1. I was immediately turned off by the vampire craze as soon as everyone jumped the band-wagon. Sorry to sound like a hipster, but there is nothing more boring and unoriginal than being a fan of something (or someone) that almost the whole world is crazy about, especially when that something has nothing to contribute to society except great looks and huge egos.

2. They drink blood. I can barely even handle looking at blood, but drinking it, too? And think about the people who actually have relationships with them. I mean, what if they could taste the blood they'd drunk earlier during one of their make-out sessions or something? Eck.

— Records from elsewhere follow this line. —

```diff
@@ -569,8 +606,30 @@
 #pragma unroll
         for (int i = 0; i < NI; ++i) {
             int yy = y0 + (ppack[i] >> 24) - 1;
-            yy = yy < 0 ? 0 : (yy >= H ? H - 1 : yy);
+            yy = yy >= H ? H - 1 : yy;
             r[i] = *reinterpret_cast<const uint4*>(base + (yy * rowelems + pxo[i]));
+        }
+    };
+    auto stage_top = [&](long s) {
+        const T* base = dh2 + (s / nty) * H * (long)rowelems;
+        const int y0 = (int)(s % nty) * DT_TY;
+        uint4 q[NJ];
+#pragma unroll
+        for (int j = 0; j < NJ; ++j) {
+            const int idx = threadIdx.x + j * 256;
+            const int ch = idx % CHUNKS, px = (idx / CHUNKS) % (DT_TX + 2), row = (idx / RPIECE) & 1;
+            int xx = x0 + px - 1, cc = c0b + ch * E16, yy = y0 + row - 1;
+            xx = xx < 0 ? 0 : (xx >= W ? W - 1 : xx); cc = cc + E16 <= C ? cc : 0; yy = yy < 0 ? 0 : yy;
+            q[j] = *reinterpret_cast<const uint4*>(base + (yy * rowelems + xx * (int)ldg + cc));
+        }
+#pragma unroll
+        for (int j = 0; j < NJ; ++j) {
+            const int idx = threadIdx.x + j * 256;
+            if (idx >= NTOP) continue;
+            const int ch = idx % CHUNKS, px = (idx / CHUNKS) % (DT_TX + 2), row = idx / RPIECE;
+            const int xx = x0 + px - 1, cc = c0b + ch * E16;
+            *reinterpret_cast<uint4*>(dsm + row * ROWB + px * PXB + ch * 16) =
+                (xx >= 0 && xx < W && cc + E16 <= C && y0 + row - 1 >= 0) ? q[j] : make_uint4(0, 0, 0, 0);
         }
     };
     auto issue_pre = [&](long s) {
@@ -584,56 +643,69 @@
     };
     issue_halo(s0);
     issue_pre(s0);
+    int rbase = 0;
     for (long s = s0; s < s1; ++s) {
         const long b = s / nty;
-        const int y0 = (int)(s % nty) * DT_TY;
+        const int ty = (int)(s % nty), y0 = ty * DT_TY;
+        const bool full = s == s0 || ty == 0;
+        rbase = full ? 0 : (rbase >= 2 ? rbase - 2 : rbase + DT_TY);
 #pragma unroll
         for (int i = 0; i < NI; ++i) {
-            if (threadIdx.x + i * 256 >= NPIECE) continue;
-            const int yy = y0 + (ppack[i] >> 24) - 1;
-            *reinterpret_cast<uint4*>(dsm + (ppack[i] & 0xffffff)) = (((pokm >> i) & 1) && yy >= 0 && yy < H) ? r[i] : make_uint4(0, 0, 0, 0);
-        }
+            if (threadIdx.x + i * 256 >= NNEW) continue;
+            const int row = ppack[i] >> 24;
+            int slot = rbase + row;
+            slot = slot >= NRING ? slot - NRING : slot;
+            *reinterpret_cast<uint4*>(dsm + slot * ROWB + (ppack[i] & 0xffffff)) = (((pokm >> i) & 1) && y0 + row - 1 < H) ? r[i] : make_uint4(0, 0, 0, 0);
+        }
+        if (full) stage_top(s);
         __syncthreads();
-        float g[8][4], acc[8][4];
+        fw_f32x2 g[8][2], acc[8][2];
 #pragma unroll
         for (int o = 0; o < 8; ++o) {
             float hc[4];
             pre[o].unpack(hc);
+            gelu_vec<T, 4>(hc);
             const bool in = ox0 + o < W;
 #pragma unroll
-            for (int e = 0; e < 4; ++e) { g[o][e] = in ? gelu_t<T>(hc[e]) : 0.f; acc[o][e] = 0.f; }
+            for (int h = 0; h < 2; ++h) {
+                g[o][h] = in ? fw_f32x2{hc[2 * h], hc[2 * h + 1]} : fw_f32x2{0.f, 0.f};
+                acc[o][h] = fw_f32x2{0.f, 0.f};
+            }
             if (o & 1) __builtin_amdgcn_sched_barrier(0);
         }
-#pragma unroll 1
-        for (int ky = 0; ky < 3; ++ky) {
-            const char* rowp = dsm + (ry + ky) * ROWB + (sxl * 8) * PXB + cv * 4 * SZ;
-            f32x4 wk[3];
-            float gk[3][4];
+        fw_f32x2 gb2[2] = {fw_f32x2{gb[0], gb[1]}, fw_f32x2{gb[2], gb[3]}};
+        auto stencil_row = [&](int ky, auto mode) {
+            int slot = rbase + ry + ky;
+            slot = slot >= NRING ? slot - NRING : slot;
+            const char* rowp = dsm + slot * ROWB + (sxl * 8) * PXB + cv * 4 * SZ;
+            fw_f32x2 wk[3][2], gk[3][2];
 #pragma unroll
             for (int kx = 0; kx < 3; ++kx) {
-                wk[kx] = *reinterpret_cast<const f32x4*>(wl + (ky * 3 + kx) * DT_CB + cv * 4);
-#pragma unroll
-                for (int e = 0; e < 4; ++e) gk[kx][e] = 0.f;
+                const f32x4 w4 = *reinterpret_cast<const f32x4*>(wl + (ky * 3 + kx) * DT_CB + cv * 4);
+                wk[kx][0] = fw_f32x2{w4[0], w4[1]}; wk[kx][1] = fw_f32x2{w4[2], w4[3]};
+                gk[kx][0] = gk[kx][1] = fw_f32x2{0.f, 0.f};
             }
-            const float bsel = ky == 1 ? 1.f : 0.f;
 #pragma unroll
             for (int cx = 0; cx < 10; ++cx) {
                 Raw4<T> q;
                 q.lds(rowp + cx * PXB);
                 float f[4];
                 q.unpack(f);
-                if (cx >= 1 && cx <= 8) {
-#pragma unroll
-                    for (int e = 0; e < 4; ++e) gb[e] += bsel * f[e];
+                const fw_f32x2 f2[2] = {fw_f32x2{f[0], f[1]}, fw_f32x2{f[2], f[3]}};
+                if constexpr (decltype(mode)::value == 1) {
+                    if (cx >= 1 && cx <= 8) { gb2[0] += f2[0]; gb2[1] += f2[1]; }
+                } else if constexpr (decltype(mode)::value == 2) {
+                    const float bsel = ky == 1 ? 1.f : 0.f;
+                    if (cx >= 1 && cx <= 8) { gb2[0] = fw_fma2(fw_f32x2{bsel, bsel}, f2[0], gb2[0]); gb2[1] = fw_fma2(fw_f32x2{bsel, bsel}, f2[1], gb2[1]); }
                 }
 #pragma unroll
                 for (int kx = 0; kx < 3; ++kx) {
                     const int o = cx - kx;
                     if (o >= 0 && o < 8) {
 #pragma unroll
-                        for (int e = 0; e < 4; ++e) {
-                            acc[o][e] += f[e] * wk[kx][e];
-                            gk[kx][e] += f[e] * g[o][e];
+                        for (int h = 0; h < 2; ++h) {
+                            acc[o][h] = fw_fma2(f2[h], wk[kx][h], acc[o][h]);
+                            gk[kx][h] = fw_fma2(f2[h], g[o][h], gk[kx][h]);
                         }
                     }
                 }
@@ -642,8 +714,16 @@
 #pragma unroll
             for (int kx = 0; kx < 3; ++kx)
 #pragma unroll
-                for (int e = 0; e < 4; ++e) part[((ky * 3 + kx) * 4 + e) * 256 + threadIdx.x] += gk[kx][e];
-        }
+                for (int e = 0; e < 4; ++e) part[((ky * 3 + kx) * 4 + e) * 256 + threadIdx.x] += gk[kx][e >> 1][e & 1];
+        };
+#pragma unroll 1
+        for (int ky = 0; ky < 3; ++ky) {
+            if constexpr (sizeof(T) == 2) {
+                if (ky == 1) stencil_row(ky, std::integral_constant<int, 1>{});
+                else stencil_row(ky, std::integral_constant<int, 0>{});
+            } else stencil_row(ky, std::integral_constant<int, 2>{});
+        }
+        gb[0] = gb2[0][0]; gb[1] = gb2[0][1]; gb[2] = gb2[1][0]; gb[3] = gb2[1][1];
         __builtin_amdgcn_sched_barrier(0);
         if (s + 1 < s1) issue_halo(s + 1);
         __builtin_amdgcn_sched_barrier(0);
@@ -654,9 +734,10 @@
             Raw4<T> again = pre[o];
             again.launder();
             again.unpack(hc);
-#pragma unroll
-            for (int e = 0; e < 4; ++e) acc[o][e] *= gelu_grad_t<T>(hc[e]);
-            if (c_ok && ox0 + o < W) stvec4<T>(orow + (long)o * ldo, acc[o]);
+            gelu_grad_vec<T, 4>(hc);
+            const fw_f32x2 d0 = acc[o][0] * fw_f32x2{hc[0], hc[1]}, d1 = acc[o][1] * fw_f32x2{hc[2], hc[3]};
+            const float a[4] = {d0[0], d0[1], d1[0], d1[1]};
+            if (c_ok && ox0 + o < W) stvec4<T>(orow + (long)o * ldo, a);
             if (o & 1) __builtin_amdgcn_sched_barrier(0);
         }
         if (s + 1 < s1) issue_pre(s + 1);
```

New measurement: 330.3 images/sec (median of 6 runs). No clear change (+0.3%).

3. (And this is really what it all comes down to) They're all conceited, arrogant bastards who think they can do anything they want and get away with anything just because they're vampires and everybody loves them.

So call me a jealous, spiteful bitch (though I can assure you, I'm definitely not jealous! A bitch, however...), I couldn't give a damn, especially since everyone at school already thinks I'm one. And speaking of school, because the fact that I don't love vampires like everyone else isn't exactly a secret, I've become practically the social pariah hated by the entire student body. It doesn't help that the most popular guy at Lake Woodlands High School is also a vampire.

But like I said, I don't care what they think. I'm not ashamed to be me.

Which means that I am not ashamed to say that I, Diana Louis, may in fact be the only human on Earth who thinks that vampires suck.